Dans ce cadre, tout bien identifié comme provenant de proceeds of crime peut être immédiatement saisi. L'Asset Recovery and Management Division veille à la traçabilité et à la conformité de chaque saisie, avec des rapports détaillés à chaque étape de la procédure.

L'efficacité de ces mesures repose également sur une coordination opérationnelle. Des briefings systématiques précèdent chaque intervention et plusieurs équipes travaillent simultanément sur les enquêtes liées au blanchiment d'argent ainsi que sur la préparation des dossiers de CAO devant la cour. Cette approche multidisciplinaire vise à optimiser l'efficacité des opérations tout en respectant strictement le cadre légal.

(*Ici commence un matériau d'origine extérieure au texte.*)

diff --git a/vermilion_amd/csrc/vmx_kernels.hip b/vermilion_amd/csrc/vmx_kernels.hip
--- a/vermilion_amd/csrc/vmx_kernels.hip
+++ b/vermilion_amd/csrc/vmx_kernels.hip
@@ -1522,10 +1522,26 @@
     }
 }
 
-template <int LIVE>
+__global__ void __launch_bounds__(256)
+k_walk_words(const unsigned int *__restrict__ active, uint32_t n_active, uint32_t n_pad, const unsigned int *__restrict__ claims,
+             const unsigned int *__restrict__ lists, unsigned long long *__restrict__ mask, unsigned int *__restrict__ cnt) {
+    for (uint32_t s_idx = blockIdx.x * blockDim.x + threadIdx.x; s_idx < n_pad; s_idx += gridDim.x * blockDim.x) {
+        bool walk = false;
+        if (s_idx < n_active) {
+            const uint32_t lp = active[s_idx];
+            walk = claims[lp] == kClaimNone && lists[(size_t)lp * kListWords] == kClaimNone;
+        }
+        const unsigned long long bits = __builtin_amdgcn_ballot_w64(walk);
+        if ((threadIdx.x & 63u) == 0) mask[s_idx >> 6] = bits, cnt[s_idx >> 6] = (uint32_t)__popcll(bits);
+    }
+}
+
+template <int LIVE, bool LISTS = false>
 __global__ void __launch_bounds__(256)
 k_raygen(SceneDev sc, FrameDev fr, WorkDev wk, PixelStateDev px, PathArrays pa) {
+    static_assert(!LISTS || !LIVE, "list pixels are settled in the plain form");
     const uint32_t total = wk.samples * wk.n_pad;
+    [[maybe_unused]] uint32_t n_listed = 0;
     if (wk.pixel_major && (wk.samples & 63u) == 0) {
         const uint32_t lane = threadIdx.x & 63u;
         const uint32_t waves = gridDim.x * (blockDim.x >> 6);
@@ -1543,6 +1559,9 @@
                 const bool lights = (LIVE || fr.camera_bits) && pixel_may_reach_a_light(sc, fr, pixel);
                 const uint32_t cur = px.cursor[lp];
                 const uint32_t k0 = cur & ~kCursorStrided, kstep = (cur & kCursorStrided) ? fr.quarter : 1u;
+                typedef uint32_t u32x4 __attribute__((ext_vector_type(4)));
+                [[maybe_unused]] u32x4 lrec = {kClaimNone, kClaimNone, kClaimNone, kClaimNone};
+                if constexpr (LISTS) lrec = ((const __attribute__((address_space(4))) u32x4 *)(uintptr_t)wk.claim_lists)[lp];
                 for (uint32_t ch = 0; ch < chunks; ++ch) {
                     const uint32_t j = ch * 64u + lane;
                     const uint32_t k = (fr.lead != 0 && j >= fr.lead) ? (j - fr.lead + 1u) * fr.quarter : k0 + j * kstep;
@@ -1567,6 +1586,27 @@
                         const unsigned long long bits = __builtin_amdgcn_ballot_w64(live);
                         if (lane == 0) wk.live_mask[(pid_base >> 6) + ch] = bits, wk.live_cnt[(pid_base >> 6) + ch] = (uint32_t)__popcll(bits);
                     }
+                    if constexpr (LISTS) {
+                        if (lrec.x != kClaimNone) {
+                            const float *ctris = (const float *)(const __attribute__((address_space(4))) float *)(uintptr_t)wk.cam_tris;
+                            const bool has = depth != 0xFFFFFFFFu;
+                            float t = 0.f;
+                            uint32_t m = 0;
+                            const bool settled = has && pc_list_settle(ctris, lrec.x, lrec.y, lrec.z, lrec.w, dx, dy, dz, t, m);
+                            if (settled) ((float2 *)pa.hit)[pid_base + j] = make_float2(t, __int_as_float((int)m));
+                            n_listed += (uint32_t)__popcll(__builtin_amdgcn_ballot_w64(settled));
+                            const bool strag = has && !settled;
+                            const unsigned long long sm = __builtin_amdgcn_ballot_w64(strag);
+                            if (sm != 0) {
+                                uint32_t base = 0;
+                                if (lane == 0) base = atomicAdd(wk.qids.counts, (uint32_t)__popcll(sm));
+                                base = __builtin_amdgcn_readfirstlane(base);
+                                const uint32_t at = base + (uint32_t)__popcll(sm & ((1ull << lane) - 1ull));
+                                if (strag && at < wk.qids.sub_capacity) wk.qids.ids[at] = pid_base + j;
+                                else if (strag) atomicAdd(&wk.list_ctr->overflow, 1ull);
+                            }
+                        }
+                    }
                 }
             } else {
                 for (uint32_t ch = 0; ch < chunks; ++ch) {
@@ -1574,6 +1614,9 @@
                     if (LIVE && lane == 0) wk.live_mask[(pid_base >> 6) + ch] = 0ull, wk.live_cnt[(pid_base >> 6) + ch] = 0u;
                 }
             }
+        }
+        if constexpr (LISTS) {
+            if (lane == 0 && n_listed) atomicAdd(&wk.list_ctr->listed, (unsigned long long)n_listed);
         }
         return;
     }
@@ -2888,7 +2931,17 @@
     uint32_t grid = (uint32_t)std::min<uint64_t>((total + 255) / 256, 256u * 32u);
     if (grid == 0) grid = 1;
     if (wk.live_mask) hipLaunchKernelGGL(k_raygen<1>, dim3(grid), dim3(256), 0, (hipStream_t)stream, sc, fr, wk, px, pa);
-    else hipLaunchKernelGGL(k_raygen<0>, dim3(grid), dim3(256), 0, (hipStream_t)stream, sc, fr, wk, px, pa);
+    else if (wk.unclaimed && wk.claim_lists && wk.qids.ids) {
+        if (!wk.pixel_major || (wk.samples & 63u) != 0 || !wk.cam_tris || !wk.list_ctr || !wk.qids.counts) return (int)hipErrorInvalidValue;
+        hipLaunchKernelGGL((k_raygen<0, true>), dim3(grid), dim3(256), 0, (hipStream_t)stream, sc, fr, wk, px, pa);
+    } else hipLaunchKernelGGL(k_raygen<0>, dim3(grid), dim3(256), 0, (hipStream_t)stream, sc, fr, wk, px, pa);
+    return launch_status();
+}
+
+int launch_walk_words(const unsigned int *active, uint32_t n_active, uint32_t n_pad, const unsigned int *claims,
+                      const unsigned int *lists, unsigned long long *mask, unsigned int *cnt, void *stream) {
+    const uint32_t grid = std::max(1u, std::min<uint32_t>((n_pad + 255) / 256, 4096u));
+    hipLaunchKernelGGL(k_walk_words, dim3(grid), dim3(256), 0, (hipStream_t)stream, active, n_active, n_pad, claims, lists, mask, cnt);
     return launch_status();
 }
 
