template <class W>
void obs_fp32_plan_fwd(Builder& bl, const ppb_net_desc& D, const float* arena, const float* obs, int B, const W& w,
                       float* obs_emb) {
  const int E = D.obs_dim;
  const ObsLayout o = obs_layout(D);
  for (int l = 0; l < o.max_depth; ++l) {
    bl.begin();
    for (int j = 0; j < D.num_obs; ++j) {
// ... 92 lines not shown

inline obsmlp::Plan obs_plan_of(const ppb_net_desc& D, const Ws* w, const float* obs) {
  obsmlp::Plan P;
  memset(&P, 0, sizeof(P));
  const int E = D.obs_dim;
  const ObsLayout lay = obs_layout(D);
  P.E = E;
  int nf = 0;
  auto add_layer = [&](const ppb_linear_desc& L) -> obsmlp::Layer& {
    obsmlp::Layer& o = P.L[P.n_layers++];
    o.in_dim = L.in_dim; o.out_dim = L.out_dim; o.w_off = L.w_off; o.b_off = L.b_off;
    o.pitch = (L.in_dim & 3) ? L.in_dim : ((L.in_dim & 7) ? L.in_dim : L.in_dim + 4);
    o.sw = nf;
    nf += (L.out_dim * o.pitch + L.out_dim + 3) & ~3;
    o.part = P.part_floats;
    P.part_floats += L.out_dim * L.in_dim + L.out_dim;
    return o;
  };
  std::vector<int> first(D.num_obs);
  for (int j = 0; j < D.num_obs; ++j) {
    const ppb_ff_desc& ff = D.obs_ff[j];
    first[j] = P.n_layers;
    for (int l = 0; l < ff.num_layers; ++l) {
      obsmlp::Layer& o = add_layer(ff.layers[l]);
      o.xoff = P.A; P.A += o.in_dim;
      if (l + 1 < ff.num_layers) { o.dzoff = P.Dz; P.Dz += o.out_dim; }
      o.dxoff = l == 0 ? -1 : P.L[P.n_layers - 2].dzoff;
      o.x = l == 0 ? obs + lay.in_off[j] : (w ? w->obs_act[j][l - 1] : nullptr);
      o.ldx = l == 0 ? D.obs_in_total : ff.layers[l - 1].out_dim;
      if (l + 1 < ff.num_layers) { o.y = w ? w->obs_act[j][l] : nullptr; o.ldy = o.out_dim; }
    }
  }
  const int cat = P.A, dcat = P.Dz;
  P.A += E; P.Dz += E;
  for (int j = 0; j < D.num_obs; ++j) {
    obsmlp::Layer& o = P.L[first[j] + D.obs_ff[j].num_layers - 1];
    o.yoff = cat + lay.out_off[j]; o.dzoff = dcat + lay.out_off[j];
    o.y = w ? w->obs_cat + lay.out_off[j] : nullptr; o.ldy = E;
  }
  for (int j = 0; j < D.num_obs; ++j)
    for (int l = 0; l + 1 < D.obs_ff[j].num_layers; ++l) P.L[first[j] + l].yoff = P.L[first[j] + l + 1].xoff;
  const int nfin = D.obs_final.num_layers;
  for (int l = 0; l < nfin; ++l) {
    const bool last = l == nfin - 1;
    obsmlp::Layer& o = add_layer(D.obs_final.layers[l]);
    if (l == 0) o.xoff = cat;
    o.yoff = P.A; P.A += o.out_dim;
    o.dzoff = P.Dz; P.Dz += o.out_dim;
    o.dxoff = l == 0 ? dcat : P.L[P.n_layers - 2].dzoff;
    o.x = l == 0 ? (w ? w->obs_cat : nullptr) : (w ? w->fin_act[l - 1] : nullptr);
    o.ldx = o.in_dim;
    o.y = w ? (last ? w->obs_emb : w->fin_act[l]) : nullptr; o.ldy = o.out_dim;
    if (l > 0) o.xoff = P.L[P.n_layers - 2].yoff;
  }
  P.w_floats = nf;
  return P;
}
inline bool obs_fused_ok(const ppb_net_desc& D) {
  constexpr int kFuseMaxWidth = obsmlp::W2;
  if (D.obs_dim > kFuseMaxWidth) return false;
  for (int j = 0; j < D.num_obs; ++j)
    for (int l = 0; l < D.obs_ff[j].num_layers; ++l)
      if (D.obs_ff[j].layers[l].in_dim > kFuseMaxWidth || D.obs_ff[j].layers[l].out_dim > kFuseMaxWidth) return false;
  for (int l = 0; l < D.obs_final.num_layers; ++l)
    if (D.obs_final.layers[l].in_dim > kFuseMaxWidth || D.obs_final.layers[l].out_dim > kFuseMaxWidth) return false;
  const obsmlp::Plan P = obs_plan_of(D, nullptr, nullptr);
  return obsmlp::smem_fwd(P) <= obsmlp::kMaxSmem && obsmlp::smem_bwd(P) <= obsmlp::kMaxSmem;
}
int obs_fused_fwd(const ppb_net_desc& D, const float* arena, const float* obs, int B, const Ws& w, cudaStream_t st,
                  const HImg* emb_img = nullptr) {
  int rc = smem_opt_in<obsmlp::k_fwd>(obsmlp::kMaxSmem);
  if (rc) return rc;
  obsmlp::Plan P = obs_plan_of(D, &w, obs);
  if (emb_img) {
    P.emb_k_hi = emb_img->k_hi; P.emb_k_lo = emb_img->k_lo; P.emb_mn_hi = emb_img->mn_hi; P.emb_mn_lo = emb_img->mn_lo;
    P.emb_kb = emb_img->kb;
  }
  const int tpc = (B + PPB_NUM_SMS - 1) / PPB_NUM_SMS;
  PPB_CUDA(ppb_launch(obsmlp::k_fwd, dim3((B + tpc - 1) / tpc), dim3(obsmlp::kThreads), obsmlp::smem_fwd(P), st, 1, 0, P, arena,
                      B, tpc));
  PPB_LAUNCH_CHECK();
  return PPB_OK;
}
int obs_fused_bwd(const ppb_net_desc& D, const float* arena, float* grad, const float* obs, int B, const Ws& w,
                  cudaStream_t st) {
  int rc = smem_opt_in<obsmlp::k_bwd>(obsmlp::kMaxSmem);
  if (rc) return rc;
  const obsmlp::Plan P = obs_plan_of(D, &w, obs);
  constexpr int kMaxCtas = 16 * obsmlp::kCluster;
  int tpc = (B + kMaxCtas - 1) / kMaxCtas;
  tpc = tpc < obsmlp::kMT ? obsmlp::kMT : tpc;
  int ctas = (B + tpc - 1) / tpc;
  ctas = (ctas + obsmlp::kCluster - 1) / obsmlp::kCluster * obsmlp::kCluster;
  PPB_CUDA(ppb_launch(obsmlp::k_bwd, dim3(ctas), dim3(obsmlp::kThreads), obsmlp::smem_bwd(P), st, 1, obsmlp::kCluster, P, arena,
                      (const float*)w.d_obs_emb, grad, B, tpc));
  PPB_LAUNCH_CHECK();
  return PPB_OK;
}
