struct RowList { float* ptr[10]; int len[10]; };
inline RowList row_list(at::TensorList ts, size_t split, const char* first, const char* rest) {
    RowList v;
    TORCH_CHECK(ts.size() <= 10, "row_list: ", ts.size(), " row tensors, at most 10");
    for (size_t q = 0; q < ts.size(); ++q) { v.ptr[q] = gpu_f32(ts[q], q < split ? first : rest).data_ptr<float>(); v.len[q] = (int)ts[q].size(-1); }
    return v;
}

void geo_lookup(at::TensorList levels, const at::Tensor& disp, const at::Tensor& coords_x, at::Tensor out, int64_t C, int64_t radius) {
    const size_t L = levels.size() / 2;
    TORCH_CHECK(L >= 1 && L <= 4 && levels.size() == 2 * L, "geo_lookup: levels = geo pyramid + corr pyramid, 1..4 levels each");
    gpu_f32(disp, "disp"); gpu_f32(coords_x, "coords_x"); gpu_f32(out, "out");
    const RowList v = row_list(levels, L, "geo level", "corr level");
    OSA_CALL(osa_geo_lookup_f32(v.ptr, v.ptr + L, v.len, v.len + L, (int)L, fp(disp), fp(coords_x), out.data_ptr<float>(), (int)disp.size(0), (int)disp.size(1), (int)disp.size(2), (int)C, (int)radius, cur_stream()));
}
static void geo_lookup_bwd_any(bool acc, at::TensorList dlevels, const at::Tensor& disp, const at::Tensor& coords_x, const at::Tensor& dout, int64_t C, int64_t radius) {
    const size_t L = dlevels.size() / 2;
    TORCH_CHECK(L >= 1 && L <= 4 && dlevels.size() == 2 * L, "geo_lookup_bwd: dlevels = gradients of the geo pyramid + of the corr pyramid");
    gpu_f32(disp, "disp"); gpu_f32(coords_x, "coords_x"); gpu_f32(dout, "dout");
    const RowList v = row_list(dlevels, L, "dgeo level", "dcorr level");
    if (acc) OSA_CALL(osa_geo_lookup_bwd_acc_f32(v.ptr, v.ptr + L, v.len, v.len + L, (int)L, fp(disp), fp(coords_x), fp(dout), (int)disp.size(0), (int)disp.size(1), (int)disp.size(2), (int)C, (int)radius, cur_stream()));
    else OSA_CALL(osa_geo_lookup_bwd_f32(v.ptr, v.ptr + L, v.len, v.len + L, (int)L, fp(disp), fp(coords_x), fp(dout), (int)disp.size(0), (int)disp.size(1), (int)disp.size(2), (int)C, (int)radius, cur_stream()));
}
void geo_lookup_bwd(at::TensorList dlevels, const at::Tensor& disp, const at::Tensor& coords_x, const at::Tensor& dout, int64_t C, int64_t radius) {
    geo_lookup_bwd_any(false, dlevels, disp, coords_x, dout, C, radius);
}
void geo_lookup_bwd_acc(at::TensorList dlevels, const at::Tensor& disp, const at::Tensor& coords_x, const at::Tensor& dout, int64_t C, int64_t radius) {
    geo_lookup_bwd_any(true, dlevels, disp, coords_x, dout, C, radius);
}

inline float* mfp(const c10::optional<at::Tensor>& t) { return (t.has_value() && t->defined() && t->numel()) ? t->data_ptr<float>() : nullptr; }
inline const at::Tensor* opt(const c10::optional<at::Tensor>& t) { return (t.has_value() && t->defined()) ? &*t : nullptr; }

void build_volume(const c10::optional<at::Tensor>& lg, const c10::optional<at::Tensor>& rg, int64_t G, const c10::optional<at::Tensor>& lc,
                  const c10::optional<at::Tensor>& rc, at::Tensor out, int64_t layout, int64_t VC, int64_t c_off, int64_t maxdisp, bool mask_left,
                  const c10::optional<at::Tensor>& meta) {
    const at::Tensor* g0 = opt(lg); const at::Tensor* c0 = opt(lc);
    TORCH_CHECK(g0 || c0, "build_volume: no features");
    const at::Tensor& ref = g0 ? *g0 : *c0;
    gpu_f32(ref, "features"); gpu_f32(out, "out");
    TORCH_CHECK(ref.dim() == 4, "build_volume: features are [B,C,H,W]");
    for (const auto* t : {opt(lg), opt(rg), opt(lc), opt(rc)})
        if (t) TORCH_CHECK(gpu_f32(*t, "features").is_contiguous() && t->size(0) == ref.size(0) && t->size(2) == ref.size(2) && t->size(3) == ref.size(3),
                           "build_volume: contiguous fp32 feature maps of one spatial shape");
    TORCH_CHECK((g0 != nullptr) == (opt(rg) != nullptr) && (c0 != nullptr) == (opt(rc) != nullptr), "build_volume: left and right maps come in pairs");
    OSA_CALL(osa_build_volume_f32(fpo(lg), fpo(rg), g0 ? (int)g0->size(1) : 0, (int)G, fpo(lc), fpo(rc), c0 ? (int)c0->size(1) : 0, out.data_ptr<float>(),
                                  (int)layout, (int)VC, (int)c_off, (int)ref.size(0), (int)ref.size(2), (int)ref.size(3), (int)maxdisp, mask_left ? 1 : 0, mfp(meta),
                                  cur_stream()));
}

void deconv_redir(const at::Tensor& x, int64_t x_off, const at::Tensor& packed, const c10::optional<at::Tensor>& scale, const c10::optional<at::Tensor>& shift,
                  at::Tensor out, int64_t out_off, at::IntArrayRef dims, at::IntArrayRef geom, const at::Tensor& rx, at::IntArrayRef rdims, const at::Tensor& rpacked,
                  const c10::optional<at::Tensor>& rscale, const c10::optional<at::Tensor>& rshift, double r_out_scale, int64_t prec, int64_t act, double slope,
                  double out_scale, at::TensorList metas) {
    gpu_f32(x, "x"); gpu_f32(out, "out"); gpu_f32(rx, "redir input"); gpu_f32(packed, "packed"); gpu_f32(rpacked, "redir packed");
    TORCH_CHECK(dims.size() == 8 && geom.size() == 3 && rdims.size() == 2, "deconv_redir: dims = [B, D, H, W, Ci, xCs, Co, yCs], geom = [k, pad, opad], rdims = [rxCs, rCi]");
    TORCH_CHECK(prec == 0 || prec == 1, "deconv_redir: f32 and f16x3 only (the f16 mode runs the 1x1x1 layer separately)");
    const int d[8] = {(int)dims[0], (int)dims[1], (int)dims[2], (int)dims[3], (int)dims[4], (int)dims[5], (int)dims[6], (int)dims[7]};
    const float* xp = (const float*)vp(x, x_off);
    float* yp = (float*)vp(out, out_off);
    if (prec == 0) {
        OSA_CALL(osa_deconv3d_redir_ndhwc_f32(xp, fp(packed), fpo(scale), fpo(shift), yp, d[0], d[1], d[2], d[3], d[4], d[5], d[6], d[7], (int)geom[0], (int)geom[1], (int)geom[2],
                                              fp(rx), (int)rdims[0], (int)rdims[1], fp(rpacked), fpo(rscale), fpo(rshift), (int)act, (float)slope, cur_stream()));
        return;
    }
    TORCH_CHECK(metas.size() == 7, "deconv_redir: the f16x3 mode takes the 7 range blocks of conv_ndhwc");
    auto mp = [&](size_t i) -> float* { return metas[i].defined() && metas[i].numel() ? metas[i].data_ptr<float>() : nullptr; };
    osa_f16x3_ranges rng{};
    rng.x_meta = mp(0); rng.residual_meta = mp(1); rng.redir_meta = mp(2); rng.y_meta = mp(3); rng.bound_coef = mp(4); rng.redir_bound_coef = mp(5); rng.weight_scale = mp(6);
    OSA_CALL(osa_deconv3d_redir_ndhwc_f16x3(xp, fp(packed), fpo(scale), fpo(shift), yp, d[0], d[1], d[2], d[3], d[4], d[5], d[6], d[7], (int)geom[0], (int)geom[1], (int)geom[2],
                                            fp(rx), (int)rdims[0], (int)rdims[1], fp(rpacked), fpo(rscale), fpo(rshift), (float)r_out_scale, (int)act, (float)slope,
                                            (float)out_scale, &rng, cur_stream()));
}

void small_co_conv(const at::Tensor& x, const at::Tensor& packed, const c10::optional<at::Tensor>& bias, const c10::optional<at::Tensor>& residual, at::Tensor y,
                   at::IntArrayRef dims, at::IntArrayRef geom) {
    gpu_f32(x, "x"); gpu_f32(packed, "packed"); gpu_f32(y, "y");
    TORCH_CHECK(dims.size() == 8 && geom.size() == 6, "small_co_conv: dims = [B, D, H, W, Ci, xCs, Co, yCs], geom = [kd, kh, kw, pd, ph, pw]");
    OSA_CALL(osa_conv3d_small_co_packed_ndhwc_f32(fp(x), fp(packed), fpo(bias), fpo(residual), y.data_ptr<float>(), (int)dims[0], (int)dims[1], (int)dims[2], (int)dims[3],
                                                  (int)dims[4], (int)dims[5], (int)dims[6], (int)dims[7], (int)geom[0], (int)geom[1], (int)geom[2], (int)geom[3], (int)geom[4],
                                                  (int)geom[5], cur_stream()));
}

void dwconv2d(const at::Tensor& x, const at::Tensor& packed, const c10::optional<at::Tensor>& scale, const c10::optional<at::Tensor>& shift,
              const c10::optional<at::Tensor>& add, at::Tensor y, at::IntArrayRef dims, at::IntArrayRef geom, int64_t act, const c10::optional<at::Tensor>& y_meta) {
    gpu_f32(x, "x"); gpu_f32(packed, "packed"); gpu_f32(y, "y");
    TORCH_CHECK(dims.size() == 7 && geom.size() == 7, "dwconv2d: dims = [B, Hi, Wi, C, xCs, yCs, aCs], geom = [kh, kw, stride, pad_h, pad_w, dil_h, dil_w]");
    OSA_CALL(osa_dwconv2d_nhwc_f32(fp(x), fp(packed), fpo(scale), fpo(shift), fpo(add), y.data_ptr<float>(), (int)dims[0], (int)dims[1], (int)dims[2], (int)dims[3], (int)dims[4],
                                   (int)dims[5], (int)dims[6], (int)geom[0], (int)geom[1], (int)geom[2], (int)geom[3], (int)geom[4], (int)geom[5], (int)geom[6], (int)act,
                                   mfp(y_meta), cur_stream()));
}

void dwconv2d_f16io(const at::Tensor& x, const at::Tensor& packed, const c10::optional<at::Tensor>& scale, const c10::optional<at::Tensor>& shift,
// ... 429 lines not shown
        static auto op = c10::Dispatcher::singleton().findSchemaOrThrow("osa_native::upsample_softargmin_bwd", "")
            .typed<at::Tensor(const at::Tensor&, const at::Tensor&, int64_t, int64_t, int64_t, bool)>();
        auto dc = op.call(c.to(at::kFloat), gy[0].to(at::kFloat), ctx->saved_data["maxdisp"].toInt(), ctx->saved_data["h"].toInt(), ctx->saved_data["w"].toInt(),
                          ctx->saved_data["align"].toBool());
        return {dc.to(c.scalar_type()), at::Tensor(), at::Tensor(), at::Tensor(), at::Tensor()};
    }
};
at::Tensor upsample_softargmin_autograd(const at::Tensor& c, int64_t maxdisp, int64_t h, int64_t w, bool align) { return UpsampleSoftargminFn::apply(c, maxdisp, h, w, align); }

using tensor_pair = std::tuple<at::Tensor, at::Tensor>;
struct SoftargminVarFn : torch::autograd::Function<SoftargminVarFn> {
    static variable_list forward(AutogradContext* ctx, const at::Tensor& p, const at::Tensor& d) {
        at::AutoDispatchBelowADInplaceOrView g;
        ctx->save_for_backward({p, d});
        static auto op = c10::Dispatcher::singleton().findSchemaOrThrow("osa_native::softargmin_var", "").typed<tensor_pair(const at::Tensor&, const at::Tensor&)>();
        auto [out, var] = op.call(p, d);
        return {out, var};
    }
    static variable_list backward(AutogradContext* ctx, variable_list gy) {
        const auto sv = ctx->get_saved_variables();
        static auto op = c10::Dispatcher::singleton().findSchemaOrThrow("osa_native::softargmin_var_bwd", "")
            .typed<tensor_pair(const at::Tensor&, const at::Tensor&, const at::Tensor&, const at::Tensor&)>();
        auto [dp, dd] = op.call(sv[0].to(at::kFloat), sv[1].to(at::kFloat), gy[0].to(at::kFloat), gy[1].to(at::kFloat));
        return {dp.to(sv[0].scalar_type()), dd.to(sv[1].scalar_type())};
    }
};
tensor_pair softargmin_var_autograd(const at::Tensor& p, const at::Tensor& d) {
    auto r = SoftargminVarFn::apply(p, d);
    return {r[0], r[1]};
}

struct SoftmaxSoftargminVarFn : torch::autograd::Function<SoftmaxSoftargminVarFn> {
    static variable_list forward(AutogradContext* ctx, const at::Tensor& c) {
        at::AutoDispatchBelowADInplaceOrView g;
        ctx->save_for_backward({c});
        static auto op = c10::Dispatcher::singleton().findSchemaOrThrow("osa_native::softmax_softargmin_var", "").typed<tensor_pair(const at::Tensor&)>();
        auto [out, var] = op.call(c);
        return {out, var};
    }
    static variable_list backward(AutogradContext* ctx, variable_list gy) {
        const auto c = ctx->get_saved_variables()[0];
        static auto op = c10::Dispatcher::singleton().findSchemaOrThrow("osa_native::softmax_softargmin_var_bwd", "")
            .typed<at::Tensor(const at::Tensor&, const at::Tensor&, const at::Tensor&)>();
        return {op.call(c.to(at::kFloat), gy[0].to(at::kFloat), gy[1].to(at::kFloat)).to(c.scalar_type())};
    }
};
tensor_pair softmax_softargmin_var_autograd(const at::Tensor& c) {
    auto r = SoftmaxSoftargminVarFn::apply(c);
    return {r[0], r[1]};
}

Les opérations récentes illustrent ainsi un changement notable dans la lutte contre le crime organisé à Maurice. La FCC affirme sa capacité à conjuguer la force du cadre légal avec une coordination interinstitutionnelle renforcée. Les arrestations et saisies effectuées cette semaine en constituent une illustration concrète. Malgré les menaces et les tentatives d'intimidation, la commission maintient sa ligne : identifier, saisir et neutraliser les actifs criminels conformément à la loi, afin de rompre avec les pratiques du passé et renforcer la sécurité et la justice.

Privés de leurs réseaux de protection, des trafiquants menacent la FCC

Selon certaines sources, les trafiquants ciblés bénéficiaient auparavant d'un réseau de protection implicite : en soudoyant des policiers véreux, ils pouvaient opérer avec une relative tranquillité, évitant descentes et enquêtes. Avec les actions menées par la National Coordination Committee et le renforcement des contrôles, ce système de protection aurait été neutralisé, privant ces réseaux de leur influence et de leurs privilèges.

Frustrés de perdre ce pouvoir et ces revenus illicites, certains présumés trafiquants auraient réagi par des intimidations directes envers le directeur général par intérim de la FCC, dans une tentative d'instaurer un climat de peur et de freiner les opérations en cours. Des menaces de mort ont été adressées aux autorités de la Financial Crimes Commission (FCC) à la suite des arrestations et saisies récentes.